### Exercise objective:
Consider the records below. How many of their lines include the word "unsigned"? State the number and nothing else.

### Data:
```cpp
int mh_frame_fetch(mh_ctx* ctx, mh_object* objects_host, int max_objects, int32_t* n_objects,
                   int32_t* counts) {
  if (!ctx || !n_objects || !ctx->fs) return MH_ERR_ARG;
  if (int rc_enter = mh::enter(ctx)) return rc_enter;
  FrameState* fs = ctx->fs;
  FrameState::FetchPin& pin = *fs->fetch_pin;
  if (fs->host_armed && !ctx->feat_count_dev) {
    MH_HIP(ctx, hipStreamSynchronize(ctx->stream));
    const FrameHostBlock& h = *fs->host_block;
    const uint32_t seq = h.seq;
    if (seq != fs->host_seq_expect) fs->host_seq_expect = seq;
    else
      return read_out(ctx, h.head, h.snap, h.error, h.objects, FRAME_HOST_OBJECTS, fs->result, objects_host, max_objects,
                      n_objects, counts);
  }
  const size_t first = std::min(fs->result_bytes, sizeof pin.head + sizeof pin.objects);
  MH_HIP(ctx, hipMemcpyAsync(pin.head, fs->result, first, hipMemcpyDeviceToHost, ctx->stream));
  MH_HIP(ctx, hipMemcpyAsync(pin.snap, fs->snap, sizeof pin.snap, hipMemcpyDeviceToHost, ctx->stream));
  MH_HIP(ctx, hipMemcpyAsync(&pin.fc, fs->counts, sizeof pin.fc, hipMemcpyDeviceToHost, ctx->stream));
  pin.n_feat = -1;
  const int rig = ctx->feat_count_dev && ctx->feat_count_dev == images_single_total(ctx) ? ctx->imf.n_live : 0;
  if (ctx->feat_count_dev)
    MH_HIP(ctx, hipMemcpyAsync(&pin.n_feat, ctx->feat_count_dev, sizeof(int32_t) * (1 + rig), hipMemcpyDeviceToHost, ctx->stream));
  MH_HIP(ctx, hipStreamSynchronize(ctx->stream));
  const int32_t n_feat = pin.n_feat;
  if (n_feat >= 0) {
    ctx->feat_expected = ctx->feat_last = n_feat;
    ctx->imf.last_n = rig ? rig : 1;
    ctx->imf.last[0] = n_feat;
    for (int i = 0; i < rig; ++i) ctx->imf.last[i] = pin.img_n[i];
  }
  return read_out(ctx, pin.head, pin.snap, pin.fc.error, pin.objects, FETCH_PIN_OBJECTS, fs->result, objects_host, max_objects,
                  n_objects, counts);
}

int mh_frame_enqueue_rest_strided(mh_ctx* ctx, const float* q_uv_dev, int Q, const int32_t* gathered_dev, int n_shards,
                                  int shard_stride_words, const mh_cam* cam, const mh_frame_params* prm, uint64_t seed) {
  if (!ctx || shard_stride_words < 3 * Q) return MH_ERR_ARG;
  return enqueue_rest(ctx, q_uv_dev, Q, gathered_dev, n_shards, shard_stride_words, 0, 0, cam, prm, seed);
}

int mh_frame_enqueue_rest_batch(mh_ctx* ctx, const float* q_uv_dev, int Q, const int32_t* gathered_dev, int n_shards,
                                int shard_stride_words, int plane_stride_words, int slot, const mh_cam* cam,
                                const mh_frame_params* prm, uint64_t seed) {
  if (!ctx || slot < 0 || slot >= MH_MAX_BATCH || plane_stride_words < Q || shard_stride_words < 3 * plane_stride_words)
    return MH_ERR_ARG;
  return enqueue_rest(ctx, q_uv_dev, Q, gathered_dev, n_shards, shard_stride_words, plane_stride_words, slot, cam, prm, seed);
}

int mh_frame_enqueue_rest_frames(mh_ctx* ctx, const float* q_uv_dev, int Q, const int32_t* gathered_dev, int n_shards,
                                 int shard_stride_words, int plane_stride_words, int B, const mh_cam* cam,
                                 const mh_frame_params* prm, const uint64_t* seeds) {
  if (!ctx || Q <= 0 || !q_uv_dev || !gathered_dev || n_shards <= 0 || !cam || !prm || !seeds || B < 1 || B > MH_MAX_BATCH ||
      plane_stride_words < Q || shard_stride_words < 3 * plane_stride_words)
    return MH_ERR_ARG;
  if (int rc_fd = filter_depth_frame_ok(ctx, "mh_frame_enqueue_rest_frames", prm, 1, true)) return rc_fd;
  if (int rc_enter = mh::enter(ctx)) return rc_enter;
  const bool merge = B > 1 && merged_batch_ok(ctx, prm);
// ... 248 lines not shown
```

### moped_amd/csrc/context.h

```cpp
#pragma once
#include <cmath>
#include <cstring>
#include <memory>
#include <mutex>
#include <string>
#include <vector>

#include "common.h"
#include "devbuf.h"
#include "screen.h"
#include "steps.h"

struct DbStore;

struct DbPool {
  std::mutex mu;
  size_t cap_rows = 0;
  int max_models = 0;
  DbStore* spare = nullptr;
  ~DbPool();
};

struct DbStore {
  int device = 0;
// ... 17 lines not shown
  mh::DevBuf<int32_t> model_begin_dev;
  uint64_t generation = 0;
  hipEvent_t ready = nullptr;
  std::shared_ptr<DbPool> pool;
  ~DbStore() {
    if (!ready) return;
    int cur = 0;
    const bool have = hipGetDevice(&cur) == hipSuccess;
    hipSetDevice(device);
    hipEventDestroy(ready);
    if (have) hipSetDevice(cur);
  }
};

inline DbPool::~DbPool() { delete spare; }

inline void retire_store(DbStore* st) {
  if (!st) return;
  std::shared_ptr<DbPool> pool = std::move(st->pool);
  st->pool.reset();
  if (pool) {
    std::lock_guard<std::mutex> lock(pool->mu);
    if (!pool->spare && st->n_blocks <= 1 && st->cap >= pool->cap_rows) {
      pool->spare = st;
      return;
    }
  }
  delete st;
}
inline std::shared_ptr<DbStore> make_store(int device) {
  std::shared_ptr<DbStore> st(new DbStore, retire_store);
  st->device = device;
  return st;
}

inline void screen_from_stats(DbStore* st, const unsigned int h[8]) {
  float dd_max, x_max;
  std::memcpy(&dd_max, &h[0], 4);
  std::memcpy(&x_max, &h[1], 4);
  st->screen.dbh = st->desc_h;
  st->screen.dneg = st->neg_h;
  st->screen.dmax = std::sqrt(dd_max);
  std::memcpy(&st->screen.spread, &h[3], 4);
  st->screen.zero_idx = (int32_t)h[4];
  std::memcpy(&st->screen.zero_d1, &h[5], 4);
  std::memcpy(&st->screen.zero_d2, &h[6], 4);
  st->screen.usable = h[2] == 0 && x_max < 60000.f;
}

struct mh_lane {
  int device = 0;
  std::vector<hipStream_t> streams;
  unsigned next = 0;
  int reserve = 0, low_priority = 0;
};
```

### Response to this exercise:
2